* _Your goal_
After finding the line with "static int splat_forward_impl(const" in the data below, set down exactly each line through the one with "PrepArgs pa = fill_prep_args(in, ws);", inclusive, and stop there.
******
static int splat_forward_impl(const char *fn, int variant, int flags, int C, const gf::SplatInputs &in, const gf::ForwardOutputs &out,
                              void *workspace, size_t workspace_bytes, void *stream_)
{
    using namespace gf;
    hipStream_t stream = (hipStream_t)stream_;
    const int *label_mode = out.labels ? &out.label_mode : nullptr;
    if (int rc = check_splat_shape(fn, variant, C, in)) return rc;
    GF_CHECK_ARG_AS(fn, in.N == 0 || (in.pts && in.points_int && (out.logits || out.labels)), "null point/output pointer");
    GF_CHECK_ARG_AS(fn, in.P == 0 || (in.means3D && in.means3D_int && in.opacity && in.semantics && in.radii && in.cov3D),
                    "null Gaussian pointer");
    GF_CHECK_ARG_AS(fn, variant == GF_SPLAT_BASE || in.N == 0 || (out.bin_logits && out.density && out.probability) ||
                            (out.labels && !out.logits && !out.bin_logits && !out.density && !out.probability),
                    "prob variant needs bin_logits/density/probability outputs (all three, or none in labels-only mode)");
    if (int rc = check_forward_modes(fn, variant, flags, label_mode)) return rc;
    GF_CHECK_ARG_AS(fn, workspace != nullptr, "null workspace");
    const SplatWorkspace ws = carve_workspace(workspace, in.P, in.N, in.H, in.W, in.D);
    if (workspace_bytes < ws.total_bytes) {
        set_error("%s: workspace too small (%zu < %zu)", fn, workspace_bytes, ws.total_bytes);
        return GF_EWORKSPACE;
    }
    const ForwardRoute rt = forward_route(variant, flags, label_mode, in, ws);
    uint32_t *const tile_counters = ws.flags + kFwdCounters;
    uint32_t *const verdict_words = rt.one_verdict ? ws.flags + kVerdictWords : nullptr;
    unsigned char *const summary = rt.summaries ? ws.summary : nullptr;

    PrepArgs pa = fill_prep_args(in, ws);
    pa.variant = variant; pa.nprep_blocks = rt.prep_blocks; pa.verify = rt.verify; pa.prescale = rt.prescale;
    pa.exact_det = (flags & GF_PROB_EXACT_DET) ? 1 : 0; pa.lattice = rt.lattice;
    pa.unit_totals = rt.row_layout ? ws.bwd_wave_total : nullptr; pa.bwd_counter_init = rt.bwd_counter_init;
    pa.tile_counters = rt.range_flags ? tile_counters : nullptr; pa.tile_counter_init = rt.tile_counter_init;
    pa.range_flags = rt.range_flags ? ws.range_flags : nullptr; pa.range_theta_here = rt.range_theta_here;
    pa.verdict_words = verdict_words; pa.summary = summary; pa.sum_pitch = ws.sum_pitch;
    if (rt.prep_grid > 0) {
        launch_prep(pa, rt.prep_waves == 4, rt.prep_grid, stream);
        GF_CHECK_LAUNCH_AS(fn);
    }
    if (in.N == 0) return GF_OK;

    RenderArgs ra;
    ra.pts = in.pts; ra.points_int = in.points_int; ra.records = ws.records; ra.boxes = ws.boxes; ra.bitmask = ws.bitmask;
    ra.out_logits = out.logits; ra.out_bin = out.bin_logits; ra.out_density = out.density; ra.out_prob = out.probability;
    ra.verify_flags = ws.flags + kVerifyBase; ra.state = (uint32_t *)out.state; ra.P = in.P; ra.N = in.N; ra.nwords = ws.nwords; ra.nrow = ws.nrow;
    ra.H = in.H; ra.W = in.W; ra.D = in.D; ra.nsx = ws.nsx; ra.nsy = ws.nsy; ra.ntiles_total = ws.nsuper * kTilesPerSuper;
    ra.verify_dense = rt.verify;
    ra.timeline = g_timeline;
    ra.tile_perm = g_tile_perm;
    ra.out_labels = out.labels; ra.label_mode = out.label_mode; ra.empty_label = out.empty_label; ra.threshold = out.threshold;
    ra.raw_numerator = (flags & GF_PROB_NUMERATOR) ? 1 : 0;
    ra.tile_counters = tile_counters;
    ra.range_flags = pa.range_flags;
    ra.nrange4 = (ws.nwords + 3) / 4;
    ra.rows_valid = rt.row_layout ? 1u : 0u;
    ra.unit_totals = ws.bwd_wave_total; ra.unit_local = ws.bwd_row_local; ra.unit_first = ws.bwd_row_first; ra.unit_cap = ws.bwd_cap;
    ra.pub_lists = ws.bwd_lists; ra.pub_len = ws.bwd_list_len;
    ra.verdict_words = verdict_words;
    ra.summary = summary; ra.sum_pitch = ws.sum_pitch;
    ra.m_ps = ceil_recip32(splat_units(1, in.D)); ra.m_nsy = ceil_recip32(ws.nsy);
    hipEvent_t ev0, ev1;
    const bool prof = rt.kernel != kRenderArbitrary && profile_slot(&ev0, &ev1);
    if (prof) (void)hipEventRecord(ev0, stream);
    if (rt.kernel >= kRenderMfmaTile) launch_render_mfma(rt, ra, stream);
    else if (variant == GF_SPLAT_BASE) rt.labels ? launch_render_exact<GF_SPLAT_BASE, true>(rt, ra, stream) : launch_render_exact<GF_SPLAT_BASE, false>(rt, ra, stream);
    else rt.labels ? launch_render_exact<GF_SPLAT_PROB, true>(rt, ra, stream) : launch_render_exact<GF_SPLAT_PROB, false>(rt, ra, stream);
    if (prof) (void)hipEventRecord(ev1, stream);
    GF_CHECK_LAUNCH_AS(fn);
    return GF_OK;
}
******
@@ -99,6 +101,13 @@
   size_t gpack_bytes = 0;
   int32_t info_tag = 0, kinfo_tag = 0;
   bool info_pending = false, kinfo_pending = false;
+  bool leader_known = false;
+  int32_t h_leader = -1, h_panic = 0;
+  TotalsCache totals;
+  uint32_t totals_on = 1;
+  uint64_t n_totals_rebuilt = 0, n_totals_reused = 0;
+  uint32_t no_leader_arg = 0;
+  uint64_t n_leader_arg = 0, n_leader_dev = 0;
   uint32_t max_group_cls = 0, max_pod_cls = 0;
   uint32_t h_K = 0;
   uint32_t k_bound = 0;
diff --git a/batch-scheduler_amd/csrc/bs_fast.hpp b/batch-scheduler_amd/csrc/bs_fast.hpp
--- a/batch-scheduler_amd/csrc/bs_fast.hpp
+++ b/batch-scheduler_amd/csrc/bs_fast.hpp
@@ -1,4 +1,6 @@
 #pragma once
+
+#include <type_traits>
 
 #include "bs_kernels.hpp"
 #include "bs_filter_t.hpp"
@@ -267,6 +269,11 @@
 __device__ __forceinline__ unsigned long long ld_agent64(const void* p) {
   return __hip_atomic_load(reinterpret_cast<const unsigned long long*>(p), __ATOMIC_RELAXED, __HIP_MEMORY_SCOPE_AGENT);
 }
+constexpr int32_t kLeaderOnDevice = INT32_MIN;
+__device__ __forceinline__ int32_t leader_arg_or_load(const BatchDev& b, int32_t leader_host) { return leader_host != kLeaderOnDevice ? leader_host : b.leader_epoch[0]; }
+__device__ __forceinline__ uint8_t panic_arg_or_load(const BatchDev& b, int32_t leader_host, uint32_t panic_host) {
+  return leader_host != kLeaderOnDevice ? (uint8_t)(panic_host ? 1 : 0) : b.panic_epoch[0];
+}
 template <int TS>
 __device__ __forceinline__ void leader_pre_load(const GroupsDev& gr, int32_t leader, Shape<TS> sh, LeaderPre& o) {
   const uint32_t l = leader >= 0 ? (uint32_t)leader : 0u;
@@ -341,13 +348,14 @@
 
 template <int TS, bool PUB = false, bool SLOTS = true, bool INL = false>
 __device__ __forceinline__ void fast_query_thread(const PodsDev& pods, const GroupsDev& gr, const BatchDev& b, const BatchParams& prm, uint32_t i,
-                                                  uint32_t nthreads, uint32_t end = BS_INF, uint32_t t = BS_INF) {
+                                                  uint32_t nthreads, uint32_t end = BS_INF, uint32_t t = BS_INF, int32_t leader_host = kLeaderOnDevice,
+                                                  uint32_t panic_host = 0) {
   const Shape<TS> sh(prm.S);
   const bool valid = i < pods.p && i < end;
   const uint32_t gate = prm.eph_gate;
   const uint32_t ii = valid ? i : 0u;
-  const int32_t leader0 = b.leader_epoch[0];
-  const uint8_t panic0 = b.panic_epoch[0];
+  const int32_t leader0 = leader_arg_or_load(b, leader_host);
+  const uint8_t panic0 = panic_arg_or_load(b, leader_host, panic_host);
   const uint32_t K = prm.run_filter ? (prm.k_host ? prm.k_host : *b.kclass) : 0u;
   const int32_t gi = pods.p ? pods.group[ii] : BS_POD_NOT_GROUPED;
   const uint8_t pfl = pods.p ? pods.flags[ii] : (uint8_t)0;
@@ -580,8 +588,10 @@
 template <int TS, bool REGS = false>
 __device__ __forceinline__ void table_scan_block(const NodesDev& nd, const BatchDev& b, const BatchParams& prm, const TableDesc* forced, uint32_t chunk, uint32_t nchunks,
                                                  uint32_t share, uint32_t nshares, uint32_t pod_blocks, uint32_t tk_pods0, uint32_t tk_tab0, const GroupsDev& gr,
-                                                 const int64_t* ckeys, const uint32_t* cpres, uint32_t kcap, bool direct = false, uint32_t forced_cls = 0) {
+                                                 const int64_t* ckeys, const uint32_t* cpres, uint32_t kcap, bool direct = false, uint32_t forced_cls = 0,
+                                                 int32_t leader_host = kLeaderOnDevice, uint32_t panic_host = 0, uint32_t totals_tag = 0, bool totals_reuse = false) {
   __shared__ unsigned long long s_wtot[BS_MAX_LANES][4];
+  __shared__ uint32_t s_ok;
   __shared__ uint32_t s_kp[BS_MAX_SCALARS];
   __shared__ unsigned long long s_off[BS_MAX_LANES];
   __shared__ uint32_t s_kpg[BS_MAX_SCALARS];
******
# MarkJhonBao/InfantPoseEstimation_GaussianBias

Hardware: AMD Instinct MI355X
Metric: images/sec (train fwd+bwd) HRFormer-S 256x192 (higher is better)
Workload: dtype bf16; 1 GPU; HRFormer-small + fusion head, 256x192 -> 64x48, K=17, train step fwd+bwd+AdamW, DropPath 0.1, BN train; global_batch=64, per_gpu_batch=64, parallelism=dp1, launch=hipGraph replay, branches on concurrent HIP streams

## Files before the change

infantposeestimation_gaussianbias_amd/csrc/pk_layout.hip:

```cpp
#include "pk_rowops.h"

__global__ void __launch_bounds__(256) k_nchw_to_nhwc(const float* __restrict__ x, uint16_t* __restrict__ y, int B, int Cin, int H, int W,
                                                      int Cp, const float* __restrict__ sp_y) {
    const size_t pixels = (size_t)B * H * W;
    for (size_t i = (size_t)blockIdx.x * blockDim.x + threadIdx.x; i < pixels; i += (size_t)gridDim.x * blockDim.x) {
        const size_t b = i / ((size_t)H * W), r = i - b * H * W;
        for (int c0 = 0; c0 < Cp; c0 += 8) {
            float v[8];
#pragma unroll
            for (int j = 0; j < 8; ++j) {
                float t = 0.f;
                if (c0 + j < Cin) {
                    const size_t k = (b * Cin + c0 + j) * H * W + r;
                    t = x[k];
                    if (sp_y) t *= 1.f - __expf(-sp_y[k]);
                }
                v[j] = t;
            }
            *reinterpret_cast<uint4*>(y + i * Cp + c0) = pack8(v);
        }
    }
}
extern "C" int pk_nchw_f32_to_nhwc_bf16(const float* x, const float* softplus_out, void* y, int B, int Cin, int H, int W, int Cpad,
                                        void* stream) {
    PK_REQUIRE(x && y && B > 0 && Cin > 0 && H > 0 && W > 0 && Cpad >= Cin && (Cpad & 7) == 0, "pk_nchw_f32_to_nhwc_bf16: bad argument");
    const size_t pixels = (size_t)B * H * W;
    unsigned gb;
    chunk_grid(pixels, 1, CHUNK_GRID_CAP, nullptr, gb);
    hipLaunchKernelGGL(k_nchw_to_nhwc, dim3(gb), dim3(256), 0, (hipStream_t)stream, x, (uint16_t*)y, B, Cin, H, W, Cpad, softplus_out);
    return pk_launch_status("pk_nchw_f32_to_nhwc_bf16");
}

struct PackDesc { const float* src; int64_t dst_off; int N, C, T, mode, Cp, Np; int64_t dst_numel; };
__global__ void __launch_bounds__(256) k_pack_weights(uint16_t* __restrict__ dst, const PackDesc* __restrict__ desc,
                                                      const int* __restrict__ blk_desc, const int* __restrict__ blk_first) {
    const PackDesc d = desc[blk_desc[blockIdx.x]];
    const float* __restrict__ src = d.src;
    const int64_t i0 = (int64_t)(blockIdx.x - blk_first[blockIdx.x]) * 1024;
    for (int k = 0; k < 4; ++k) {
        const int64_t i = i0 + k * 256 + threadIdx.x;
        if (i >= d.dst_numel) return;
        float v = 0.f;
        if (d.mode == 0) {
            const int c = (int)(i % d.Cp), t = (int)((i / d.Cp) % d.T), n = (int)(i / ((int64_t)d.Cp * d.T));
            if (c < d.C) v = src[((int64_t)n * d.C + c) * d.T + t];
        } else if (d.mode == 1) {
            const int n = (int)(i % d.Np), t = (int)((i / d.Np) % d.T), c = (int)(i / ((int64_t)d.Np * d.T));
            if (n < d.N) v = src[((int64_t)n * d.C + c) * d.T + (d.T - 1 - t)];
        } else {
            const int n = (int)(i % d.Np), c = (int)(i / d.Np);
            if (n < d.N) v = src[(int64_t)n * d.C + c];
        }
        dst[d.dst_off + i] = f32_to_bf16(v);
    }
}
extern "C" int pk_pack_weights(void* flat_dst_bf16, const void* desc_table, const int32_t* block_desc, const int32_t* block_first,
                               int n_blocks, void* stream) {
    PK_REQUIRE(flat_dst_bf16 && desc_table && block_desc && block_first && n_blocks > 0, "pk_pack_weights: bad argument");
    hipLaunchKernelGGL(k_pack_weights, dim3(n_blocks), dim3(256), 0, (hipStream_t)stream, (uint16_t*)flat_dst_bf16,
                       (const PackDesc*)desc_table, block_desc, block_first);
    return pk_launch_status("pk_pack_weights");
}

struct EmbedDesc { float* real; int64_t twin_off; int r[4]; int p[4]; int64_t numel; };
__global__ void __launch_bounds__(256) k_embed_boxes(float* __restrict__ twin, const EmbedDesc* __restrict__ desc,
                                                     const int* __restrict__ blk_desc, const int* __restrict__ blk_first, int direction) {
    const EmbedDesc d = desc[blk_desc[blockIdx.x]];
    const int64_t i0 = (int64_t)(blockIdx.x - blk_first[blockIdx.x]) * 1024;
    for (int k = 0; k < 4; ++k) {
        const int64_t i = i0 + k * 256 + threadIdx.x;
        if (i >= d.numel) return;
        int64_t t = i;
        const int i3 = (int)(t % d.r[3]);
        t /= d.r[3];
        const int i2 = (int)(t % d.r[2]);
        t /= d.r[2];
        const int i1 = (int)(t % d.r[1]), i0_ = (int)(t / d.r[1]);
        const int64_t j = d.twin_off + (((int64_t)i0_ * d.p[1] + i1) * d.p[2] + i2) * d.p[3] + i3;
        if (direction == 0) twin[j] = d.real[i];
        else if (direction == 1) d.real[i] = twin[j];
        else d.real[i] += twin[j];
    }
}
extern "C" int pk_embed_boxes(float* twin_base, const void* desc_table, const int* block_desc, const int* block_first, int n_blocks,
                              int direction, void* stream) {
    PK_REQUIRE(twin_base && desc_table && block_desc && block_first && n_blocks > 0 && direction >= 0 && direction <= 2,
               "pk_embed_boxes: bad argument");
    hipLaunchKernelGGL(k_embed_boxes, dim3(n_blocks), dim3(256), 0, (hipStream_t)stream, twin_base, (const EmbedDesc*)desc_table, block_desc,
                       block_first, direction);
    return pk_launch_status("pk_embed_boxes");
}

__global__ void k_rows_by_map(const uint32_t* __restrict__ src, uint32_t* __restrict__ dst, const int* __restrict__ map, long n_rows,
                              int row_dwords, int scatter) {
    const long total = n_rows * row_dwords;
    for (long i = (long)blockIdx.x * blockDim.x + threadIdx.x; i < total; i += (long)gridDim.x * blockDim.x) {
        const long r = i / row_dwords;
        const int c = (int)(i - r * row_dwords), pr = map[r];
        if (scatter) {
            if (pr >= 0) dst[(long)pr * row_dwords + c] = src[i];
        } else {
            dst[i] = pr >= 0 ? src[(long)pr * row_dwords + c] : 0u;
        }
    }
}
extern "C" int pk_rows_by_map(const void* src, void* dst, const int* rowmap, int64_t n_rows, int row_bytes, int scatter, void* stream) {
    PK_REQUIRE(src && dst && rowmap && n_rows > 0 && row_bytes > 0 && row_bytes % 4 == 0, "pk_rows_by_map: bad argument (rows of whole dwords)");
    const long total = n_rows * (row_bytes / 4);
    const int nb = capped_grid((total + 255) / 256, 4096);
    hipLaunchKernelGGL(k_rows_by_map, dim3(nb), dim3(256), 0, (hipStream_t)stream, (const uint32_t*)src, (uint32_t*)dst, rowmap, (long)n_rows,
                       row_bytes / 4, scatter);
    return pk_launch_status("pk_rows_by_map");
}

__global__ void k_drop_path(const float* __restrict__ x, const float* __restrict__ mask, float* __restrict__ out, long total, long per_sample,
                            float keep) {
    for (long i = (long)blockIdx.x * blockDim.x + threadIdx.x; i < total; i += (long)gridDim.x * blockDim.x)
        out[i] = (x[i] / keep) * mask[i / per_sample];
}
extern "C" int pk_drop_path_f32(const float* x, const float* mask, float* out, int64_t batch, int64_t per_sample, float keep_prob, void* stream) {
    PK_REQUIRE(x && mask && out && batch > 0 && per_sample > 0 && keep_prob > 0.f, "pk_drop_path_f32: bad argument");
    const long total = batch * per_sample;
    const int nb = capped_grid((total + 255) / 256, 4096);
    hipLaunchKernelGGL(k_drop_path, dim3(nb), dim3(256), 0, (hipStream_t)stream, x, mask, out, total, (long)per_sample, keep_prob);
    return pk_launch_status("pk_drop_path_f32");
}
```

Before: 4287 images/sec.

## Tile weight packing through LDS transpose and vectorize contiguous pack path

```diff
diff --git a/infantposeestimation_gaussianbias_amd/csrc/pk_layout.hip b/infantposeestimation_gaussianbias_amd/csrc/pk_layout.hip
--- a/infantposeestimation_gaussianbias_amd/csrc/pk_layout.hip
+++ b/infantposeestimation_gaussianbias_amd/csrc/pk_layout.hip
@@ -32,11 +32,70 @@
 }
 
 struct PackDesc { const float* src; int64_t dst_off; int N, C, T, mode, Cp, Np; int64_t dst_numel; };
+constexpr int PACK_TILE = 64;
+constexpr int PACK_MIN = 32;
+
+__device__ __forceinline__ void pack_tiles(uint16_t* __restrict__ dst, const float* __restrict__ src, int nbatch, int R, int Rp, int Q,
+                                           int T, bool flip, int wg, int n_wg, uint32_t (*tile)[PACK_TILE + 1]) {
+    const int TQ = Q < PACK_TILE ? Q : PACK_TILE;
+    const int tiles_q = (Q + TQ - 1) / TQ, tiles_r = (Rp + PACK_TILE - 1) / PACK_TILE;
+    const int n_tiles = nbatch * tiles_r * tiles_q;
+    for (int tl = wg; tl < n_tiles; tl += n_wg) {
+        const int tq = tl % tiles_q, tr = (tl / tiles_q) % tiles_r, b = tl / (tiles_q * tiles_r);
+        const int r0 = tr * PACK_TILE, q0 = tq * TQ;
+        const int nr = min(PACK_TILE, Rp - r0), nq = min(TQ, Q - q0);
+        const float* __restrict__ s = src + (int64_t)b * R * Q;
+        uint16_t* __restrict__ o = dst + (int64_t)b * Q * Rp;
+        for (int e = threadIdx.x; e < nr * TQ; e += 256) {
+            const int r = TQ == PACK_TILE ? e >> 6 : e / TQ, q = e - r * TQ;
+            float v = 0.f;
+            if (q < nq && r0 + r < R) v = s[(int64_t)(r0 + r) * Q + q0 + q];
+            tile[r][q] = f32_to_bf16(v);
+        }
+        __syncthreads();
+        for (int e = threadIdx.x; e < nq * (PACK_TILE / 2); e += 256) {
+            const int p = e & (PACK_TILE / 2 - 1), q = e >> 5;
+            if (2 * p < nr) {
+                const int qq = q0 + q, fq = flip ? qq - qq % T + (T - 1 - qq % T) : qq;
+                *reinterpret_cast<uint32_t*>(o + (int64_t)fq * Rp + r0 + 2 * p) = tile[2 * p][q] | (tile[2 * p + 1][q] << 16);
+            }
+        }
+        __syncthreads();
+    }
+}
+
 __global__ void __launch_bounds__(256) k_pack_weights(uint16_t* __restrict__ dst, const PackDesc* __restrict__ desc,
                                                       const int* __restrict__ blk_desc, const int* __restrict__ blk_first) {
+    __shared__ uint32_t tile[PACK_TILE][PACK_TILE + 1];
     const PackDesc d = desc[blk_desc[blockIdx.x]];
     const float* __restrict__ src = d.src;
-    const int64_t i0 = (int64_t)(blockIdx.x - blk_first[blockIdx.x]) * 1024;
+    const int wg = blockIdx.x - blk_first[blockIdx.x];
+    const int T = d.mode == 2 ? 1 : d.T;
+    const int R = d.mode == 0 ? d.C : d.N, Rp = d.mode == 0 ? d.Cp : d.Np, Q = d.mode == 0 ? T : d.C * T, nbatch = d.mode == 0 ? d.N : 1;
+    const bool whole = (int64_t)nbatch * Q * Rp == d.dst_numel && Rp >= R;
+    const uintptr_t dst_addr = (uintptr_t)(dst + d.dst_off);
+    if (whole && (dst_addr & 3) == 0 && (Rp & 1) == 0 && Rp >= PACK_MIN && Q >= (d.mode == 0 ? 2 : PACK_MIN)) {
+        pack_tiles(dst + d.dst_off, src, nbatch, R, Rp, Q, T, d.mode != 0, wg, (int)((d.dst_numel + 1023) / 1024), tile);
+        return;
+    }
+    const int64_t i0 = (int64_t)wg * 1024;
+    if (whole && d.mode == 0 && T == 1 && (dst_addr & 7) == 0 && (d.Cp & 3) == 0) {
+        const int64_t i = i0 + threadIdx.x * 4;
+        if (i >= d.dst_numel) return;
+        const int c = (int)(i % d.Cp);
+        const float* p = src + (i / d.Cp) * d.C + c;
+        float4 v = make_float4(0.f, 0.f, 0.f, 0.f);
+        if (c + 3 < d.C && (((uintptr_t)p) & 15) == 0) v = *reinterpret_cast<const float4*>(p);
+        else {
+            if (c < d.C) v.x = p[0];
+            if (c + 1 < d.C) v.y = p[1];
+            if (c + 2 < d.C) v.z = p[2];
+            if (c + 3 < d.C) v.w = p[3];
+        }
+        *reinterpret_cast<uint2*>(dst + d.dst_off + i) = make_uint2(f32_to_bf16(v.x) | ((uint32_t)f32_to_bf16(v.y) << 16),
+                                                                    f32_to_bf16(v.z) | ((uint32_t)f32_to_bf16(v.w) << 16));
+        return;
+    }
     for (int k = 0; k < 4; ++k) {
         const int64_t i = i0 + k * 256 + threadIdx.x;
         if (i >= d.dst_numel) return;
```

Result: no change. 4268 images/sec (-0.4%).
******
* _Task output_
static int splat_forward_impl(const char *fn, int variant, int flags, int C, const gf::SplatInputs &in, const gf::ForwardOutputs &out,
                              void *workspace, size_t workspace_bytes, void *stream_)
{
    using namespace gf;
    hipStream_t stream = (hipStream_t)stream_;
    const int *label_mode = out.labels ? &out.label_mode : nullptr;
    if (int rc = check_splat_shape(fn, variant, C, in)) return rc;
    GF_CHECK_ARG_AS(fn, in.N == 0 || (in.pts && in.points_int && (out.logits || out.labels)), "null point/output pointer");
    GF_CHECK_ARG_AS(fn, in.P == 0 || (in.means3D && in.means3D_int && in.opacity && in.semantics && in.radii && in.cov3D),
                    "null Gaussian pointer");
    GF_CHECK_ARG_AS(fn, variant == GF_SPLAT_BASE || in.N == 0 || (out.bin_logits && out.density && out.probability) ||
                            (out.labels && !out.logits && !out.bin_logits && !out.density && !out.probability),
                    "prob variant needs bin_logits/density/probability outputs (all three, or none in labels-only mode)");
    if (int rc = check_forward_modes(fn, variant, flags, label_mode)) return rc;
    GF_CHECK_ARG_AS(fn, workspace != nullptr, "null workspace");
    const SplatWorkspace ws = carve_workspace(workspace, in.P, in.N, in.H, in.W, in.D);
    if (workspace_bytes < ws.total_bytes) {
        set_error("%s: workspace too small (%zu < %zu)", fn, workspace_bytes, ws.total_bytes);
        return GF_EWORKSPACE;
    }
    const ForwardRoute rt = forward_route(variant, flags, label_mode, in, ws);
    uint32_t *const tile_counters = ws.flags + kFwdCounters;
    uint32_t *const verdict_words = rt.one_verdict ? ws.flags + kVerdictWords : nullptr;
    unsigned char *const summary = rt.summaries ? ws.summary : nullptr;

    PrepArgs pa = fill_prep_args(in, ws);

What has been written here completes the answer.